Why fiction? Why reading?

When we pick up a decent book, we live not once but twice, and each new book allows us to live again and absorb the thoughts of someone who has absorbed thousands of other people’s thoughts. The book is the most powerful medium yet invented for intellectual stimulation, growth, and change. The bounty is endless and in the contemporary world very cheap. Most, though, reject the gift. Is this not strange?

Pretty much everyone who is deeply interested in reading gets and/or writing gets some version of the utility question that I answered in the first paragraph (and have answered in other places). Each answer has its own idiosyncrasies, but I think they have a common core that revolves around knowledge and pleasure. The issue is on my mind because a friend wrote me to say regarding Asking Anna, “thanks for having thought through that book content and made it available for people like me to read and then not have to do some of the work. I like that.” The crazy thing is that crazy people have been doing this for centuries: packaging many thousands of hours of thinking into works that take only a few hours to read.

That’s true of fiction and nonfiction, and in some ways lately nonfiction has been leading the perceive quality race. But historically fiction has tended to advance the state of the art in prose, with novelists especially leading the charge towards renewing the language. Arguably this tendency has decreased over time, but I’ve never read a great nonfiction writer who didn’t also read fiction, or read a lot of fiction at one point.

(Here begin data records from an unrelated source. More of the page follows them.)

template <class Walk, int NP>
OSK_DEV void tile_walk(const GemmPack<NP>& pk) {
  constexpr int WT = OSKX_NB * 16;
  extern __shared__ __attribute__((aligned(16))) unsigned char smem[];
  const int tid = threadIdx.x;
  const int lane = tid & 63;
  const int wave = __builtin_amdgcn_readfirstlane(tid >> 6);
  const int wm = wave >> 1, wn = wave & 1;
  const int q4 = lane >> 4, l15 = lane & 15;

  const int nbn0 = Walk::col_tiles(pk, 0), nbn1 = Walk::col_tiles(pk, NP - 1);
  const int nt0 = ((pk.p[0].M + 255) / 256) * nbn0;
  const int ntiles = NP == 1 ? nt0 : nt0 + ((pk.p[NP - 1].M + 255) / 256) * nbn1;
  const int grp = pk.p[0].group > 0 ? pk.p[0].group : 1;
  auto tile_of = [&](int it, int& sel, int& m0, int& n0) {
    int tile = xcd_remap(it, ntiles);
    sel = (NP > 1 && tile >= nt0) ? 1 : 0;
    tile -= sel ? nt0 : 0;
    const osk_tile256::TileBlock t = osk_tile256::grouped_tile(tile, (pk.p[sel].M + 255) / 256, sel ? nbn1 : nbn0, grp);
    m0 = t.bm * 256;
    n0 = Walk::phys_n0(pk, t.bn * 256);
  };
  const unsigned lds_base = (unsigned)(uintptr_t)(__attribute__((address_space(3))) unsigned char*)smem;
  const unsigned sz0 = (unsigned)((q4 ^ ((l15 >> 1) & 7)) << 4);
  const unsigned faA0 = lds_base + (wm * WT + l15) * 128 + sz0;
  const unsigned faW0 = lds_base + OSKX_W_BASE + (wn * WT + l15) * 128 + sz0;
  const unsigned nk = rfl((unsigned)(pk.p[0].K / 64));
  const unsigned adst = rfl(lds_base + wave * 1024), wdst = rfl(lds_base + OSKX_W_BASE + wave * 1024);

  unsigned prefetched = 0;
  for (int it = blockIdx.x; it < ntiles; it += (int)gridDim.x) {
    const int itn = it + (int)gridDim.x;
#ifdef OSK_GEMM_TILE_TIMING
    const unsigned long long tt0 = __builtin_amdgcn_s_memtime();
#endif
    int sel, m0, n0, seln = 0, m0n = 0, n0n = 0;
    tile_of(it, sel, m0, n0);
    const GemmParams& p = pk.p[NP == 1 ? 0 : sel];
    bool has_next = itn < ntiles;
    const int64_t alo = Walk::a_origin(p, m0), wlo = Walk::w_origin(p, n0);
    int64_t alon = alo, wlon = wlo;
    if (has_next) {
      tile_of(itn, seln, m0n, n0n);
      has_next = seln == sel && Walk::affine(p, m0, n0) && Walk::affine(p, m0n, n0n);
      alon = Walk::a_origin(p, m0n);
      wlon = Walk::w_origin(p, n0n);
    }
    const uint64_t abase = rfl64((uint64_t)(uintptr_t)p.A + (uint64_t)(alo * 2)), wbase = rfl64((uint64_t)(uintptr_t)p.W + (uint64_t)(wlo * 2));
    const uint64_t abasen = rfl64((uint64_t)(uintptr_t)p.A + (uint64_t)(alon * 2)), wbasen = rfl64((uint64_t)(uintptr_t)p.W + (uint64_t)(wlon * 2));
    const uint64_t bbase = rfl64((uint64_t)(uintptr_t)p.bias);
    unsigned aoff[8], woff[8];
#pragma unroll
    for (int i = 0; i < 8; ++i) {
      const int r = osk_tile256::dma_row<4>(wave, lane, i);
      const int c = osk_tile256::dma_chunk(lane, r);
      aoff[i] = (unsigned)((Walk::a_row(p, m0 + r) - alo) * 2 + c * 16);
      woff[i] = (unsigned)((Walk::w_row(p, n0 + r, true) - wlo) * 2 + c * 16);
    }
    const int m0w = m0 + wm * WT, n0w = n0 + wn * WT;
    const bool folded = Walk::folded(p, n0w);
    const unsigned boff = (unsigned)((n0w + q4 * 4) * 4);
    const unsigned flags = rfl(prefetched | (has_next ? 2u : 0u) | (folded ? 4u : 0u));
    const unsigned aoffp = (unsigned)((Walk::a_row(p, m0 + wave * 64 + lane) - alo) * 2);
    const unsigned woffp = (unsigned)((Walk::w_row(p, n0 + wave * 64 + lane, false) - wlo) * 2);
    OSK_TT(0, tt0);
#ifdef OSK_GEMM_TILE_TIMING
    const unsigned long long tt1 = __builtin_amdgcn_s_memtime();
#endif
    asm volatile(
#include "gemm256x_body.inc"
        OSKW_OPERANDS : OSKX_CLOBBERS);
    static_assert(OSKX_ACC_QUADS == 64, "the generated loop's accumulator map: quad T = tile T, a0 .. a255");
    osk_v4f aq[64];
    asm volatile("" : OSK_AQ_OUT_0_64(aq));
    OSK_TT(1, tt1);
#ifdef OSK_GEMM_TILE_TIMING
    const unsigned long long tt2 = __builtin_amdgcn_s_memtime();
#endif
    Walk::epilogue(aq, p, m0w, n0w, l15, q4, folded);
    OSK_TT(2, tt2);
#ifdef OSK_GEMM_TILE_TIMING
    if (threadIdx.x == 0) atomicAdd(&osk_gemm_tile_ticks[3], 1ull);
#endif
    prefetched = has_next ? 1u : 0u;
  }
}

Good novelists tend to be obsessed with the quality of their prose in a way fewer nonfiction writers are. Too many nonfiction writers focus on content at the expense of form and beauty; some have been glamored by some of the stupid literary theory that passes for erudition in some academic circles (Katharine Frank’s books, like Plays Well in Groups: A Journey Through the World of Group Sex, suffer from this, though she is merely a salient example and far from the only offender).

Fiction tends to train us to attend to language, and books like Wood’s How Fiction Works and Francine Prose’s Reading Like a Writer do the same. When one becomes sufficiently attuned to language, poorly written work or even work that is merely competent becomes aggravating, like a song messed by a drunk guitarist.

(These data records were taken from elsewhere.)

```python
# ... 94 lines not shown
    "dreg_pack_rgba_grids_occ": (I, [P, P, P, I, I, I, I, I, P]),
    "dreg_pack_rgba_sparse": (I, [P, P, P, P, I, I, I, I, I, I, P]),
    "dreg_pack_rgba_sparse_occ": (I, [P, P, P, P, P, I, I, I, I, I, I, P]),
    "dreg_conv_row_occupancy": (I, [P, P, I, I, I, I, I, I, I, I, P]),
    "dreg_gather_grid_xyz": (I, [P, P, P, P, I, I, I, I, P]),
    "dreg_exec_create": (P, [P, I, P, I, P, I]),
    "dreg_exec_destroy": (None, [P]),
    "dreg_exec_op_halo": (I, [P, I]),
    "dreg_exec_arena_bytes": (Z, [P]),
    "dreg_exec_pack_bytes": (Z, [P]),
    "dreg_exec_num_packs": (I, [P]),
    "dreg_exec_tensor_offset": (Z, [P, I]),
    "dreg_exec_output_slot": (I, [P]),
    "dreg_exec_pack_rows": (I, [P]),
    "dreg_exec_export_pack_table": (I, [P, P, P, P]),
    "dreg_exec_repack": (I, [P, P, P, P]),
    "dreg_exec_set_overlap": (None, [P, I]),
    "dreg_exec_set_input_row_occupancy": (None, [P, P]),
    "dreg_exec_set_timing": (None, [P, I]),
    "dreg_exec_read_timings": (I, [P, P, P, I]),
    "dreg_exec_forward": (I, [P, P, Z, P, P, P, I, I, P]),
    "dreg_exec_backward": (I, [P, P, Z, P, P, P, P, I, P, P]),
    "dreg_exec_backward_range": (I, [P, P, Z, P, P, P, P, I, P, P, I, I, I]),
    "dreg_mha_fwd": (I, [P] * 5 + [I] * 7 + [F, I, P]),
    "dreg_mha_bwd": (I, [P] * 10 + [I] * 7 + [F, I, P]),
    "dreg_corr_attention_fwd": (I, [P] * 5 + [I] * 3 + [F, I, P]),
    "dreg_corr_attention_bwd": (I, [P] * 9 + [I] * 3 + [F, I, P]),
    "dreg_mha_varlen_fwd": (I, [P] * 6 + [I] * 9 + [F, I, P]),
    "dreg_mha_varlen_bwd": (I, [P] * 11 + [I] * 9 + [F, I, P]),
    "dreg_corr_attention_varlen_fwd": (I, [P] * 6 + [I] * 5 + [F, I, P]),
    "dreg_corr_attention_varlen_bwd": (I, [P] * 10 + [I] * 5 + [F, I, P]),
    "dreg_layernorm_fwd": (I, [P] * 6 + [I, I, F, I, P]),
    "dreg_layernorm_bwd_workspace_bytes": (Z, [I]),
    "dreg_layernorm_bwd": (I, [P] * 8 + [I] * 5 + [P]),
    "dreg_layernorm_bwd_add": (I, [P] * 9 + [I] * 4 + [P]),
    "dreg_layernorm_fwd2": (I, [P, P, P, P, I, P, P, P, I, I, F, P]),
    "dreg_layernorm_bwd_parts": (I, [P] * 10 + [I, I, I, P]),
    "dreg_layernorm_bwd_blocks": (I, [I]),
    "dreg_layernorm_bwd_final_batched": (I, [P, I, P]),
    "dreg_overlap_bwd_acc": (I, [P, P, P, P, P, P, P, P, I, P, I, P]),
    "dreg_colsum_rows_per_chunk": (I, [Z]),
    "dreg_colsum_batched": (I, [P, I, I, I, P]),
    "dreg_brick_supported": (I, [I] * 6),
    "dreg_conv3_brick_pack_bytes": (Z, [I, I]),
    "dreg_pack_conv_weight_brick": (I, [P, P, I, I, I, P]),
    "dreg_brick_tiles_workspace_bytes": (Z, [I] * 4),
    "dreg_brick_tiles_build": (I, [P, I, I, I, I, I, I, P, Z, P, P, P, P, P, P]),
    "dreg_conv3_brick": (I, [P, P, P, P, P, P, I, P, P, P] + [I] * 11 + [P]),
    "dreg_ps_num_params": (I, []),
    "dreg_ps_num_linears": (I, []),
    "dreg_ps_create": (P, [P]),
    "dreg_ps_destroy": (None, [P]),
    "dreg_ps_set_fuse": (None, [P, I]),
    "dreg_ps_set_timing": (None, [P, I]),
    "dreg_ps_read_timings": (I, [P, P, P, I]),
    "dreg_ps_arena_bytes": (Z, [P, I]),
    "dreg_ps_forward": (I, [P, P, Z, P, P, P, P, P, P, I, I, I, P, P, P, P]),
    "dreg_ps_backward": (I, [P, P, Z, P, P, P, P, P, P, I, I, I, P, P, P, P, P, P, P, P, P, I]),
    "dreg_posenc_sine": (I, [P, P, I, F, F, P]),
    "dreg_overlap_fwd": (I, [P, P, P, P, I, P]),
    "dreg_overlap_bwd_workspace_bytes": (Z, [I]),
    "dreg_overlap_bwd": (I, [P] * 8 + [I, P]),
    "dreg_relu_bwd": (I, [P, P, P, Z, I, I, I, P]),
    "dreg_weighted_kabsch": (I, [P, P, P, P, I, I, F, P]),
    "dreg_weighted_kabsch_pairs": (I, [P, P, P, P, P, I, I, I, F, P]),
    "dreg_weighted_kabsch_bwd": (I, [P] * 7 + [I, I, F, P]),
    "dreg_weighted_kabsch_pairs_bwd": (I, [P] * 7 + [I, I, I, F, P]),
    "dreg_reg_point_losses": (I, [P] * 10 + [I, I, I, I, F, F, F, P]),
    "dreg_infonce_nn": (I, [P] * 7 + [I, I, F, P]),
    "dreg_infonce_rows": (I, [P] * 10 + [I, I, F, F, I, P]),
    "dreg_reg_losses_final": (I, [P] * 6 + [I, I, F, F, F, F, F, P]),
    "dreg_nerf_cont_deferred": (I, [P] * 5 + [I, I, I, F, F, F, F, P]),
    "dreg_halfspace_labels": (I, [P, P, P, P, I, I, P]),
    "dreg_voxel_downsample_workspace_bytes": (Z, [I]),
    "dreg_voxel_downsample_fwd": (I, [P] * 11 + [Z, I, I, I, F, P]),
    "dreg_voxel_downsample_bwd": (I, [P, P, P, P, I, I, P]),
    "dreg_voxel_downsample_plan": (I, [P] * 11 + [Z, I, I, F, P]),
    "dreg_voxel_downsample_plan_frozen": (I, [P] * 11 + [Z, I, I, F, P, P]),
    "dreg_voxel_segment_mean": (I, [P] * 5 + [I, I, P]),
    "dreg_grad_norm": (I, [P, P, P, Z, P]),
    "dreg_adamw_step": (I, [P] * 5 + [Z] + [F] * 5 + [I, F, P]),
    "dreg_ngp_level_table": (ctypes.c_uint32, [F, I, I, P, P, P, P, P]),
    "dreg_f32_to_f16": (I, [P, P, Z, P]),
    "dreg_ngp_density_fwd": (I, [P] * 6 + [P] * 5 + [P, I, P]),
    "dreg_ngp_rgb_mean_fwd": (I, [P] * 6 + [I, I, P]),
    "dreg_ngp_dir_bias": (I, [P, P, P, I, P]),
    "dreg_ngp_alpha_keep": (I, [P, P, P, I, F, F, P]),
    "dreg_ngp_density_fwd_contract": (I, [P] * 6 + [P] * 5 + [P, I, I, P]),
    "dreg_ngp_density_fwd_ws": (I, [P] * 6 + [P] * 5 + [P, I, I, P, Z, P, I, P]),
    "dreg_grid_sample_points_ordered": (I, [P, P, P, P, P, I, I, I, P, I, P]),
    "dreg_grid_x_order_workspace_bytes": (Z, [I, I, I]),
    "dreg_grid_x_order": (I, [P, P, P, P, Z, I, I, I, I, P]),
    "dreg_grid_occupied_workspace_bytes": (Z, [I, I, I]),
    "dreg_grid_occupied_totals": (P, [P, I, I, I]),
    "dreg_grid_occupied_count": (I, [P, P, Z, I, I, I, P]),
    "dreg_grid_occupied_build": (I, [P, P, P, P, P, P, P, P, I, I, I, I, P]),
    "dreg_ngp_density_keep_fwd_ws": (I, [P] * 6 + [P] * 5 + [P, I, I, P, Z, P, I] + [P, P, F, F, P]),
    "dreg_grid_write_kept": (I, [P, P, P, P, P, P, P, P, I, I, I, I, P]),
    "dreg_ngp_density_workspace_bytes": (Z, [I]),
    "dreg_ngp_rgb_dir_fwd": (I, [P] * 6 + [I, P]),
    "dreg_grid_scatter7": (I, [P] * 6 + [I, P]),
    "dreg_grid_sample_points": (I, [P, P, P, I, I, I, P, I, P]),
    "dreg_surface_visibility": (I, [P] * 7 + [P] * 5 + [P, P, P] + [I] * 5 + [F, F, F, F, P]),
    "dreg_surface_visibility_queue": (I, [P] * 7 + [P] * 5 + [P, P, P] + [I] * 5 + [F, F, F, F, P, P, P]),
    "dreg_occupancy_coarse_bits": (I, [P, P, I, I, I, P]),
    "dreg_surface_visibility_desc_bytes": (Z, []),
# ... 169 lines not shown
```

That’s my short utilitarian defense of fiction, but I read it for pleasure. The history of the West is one in which pleasure is suspect, especially in the Judeo-Christian tradition; sometimes for good reasons and sometimes for less-good reasons. That tradition encourages us to make sure that pleasure is always deferred, and that’s the tradition that led to the Enlightenment and Industrial Revolution and hence to the present day. We’re still getting somewhat used to enormous material wealth, at least by historical standards. But pleasure has its own importance, and there is pleasure in the many lives we can choose to live through books. Perhaps the most interesting thing is that so many people do not make the choice.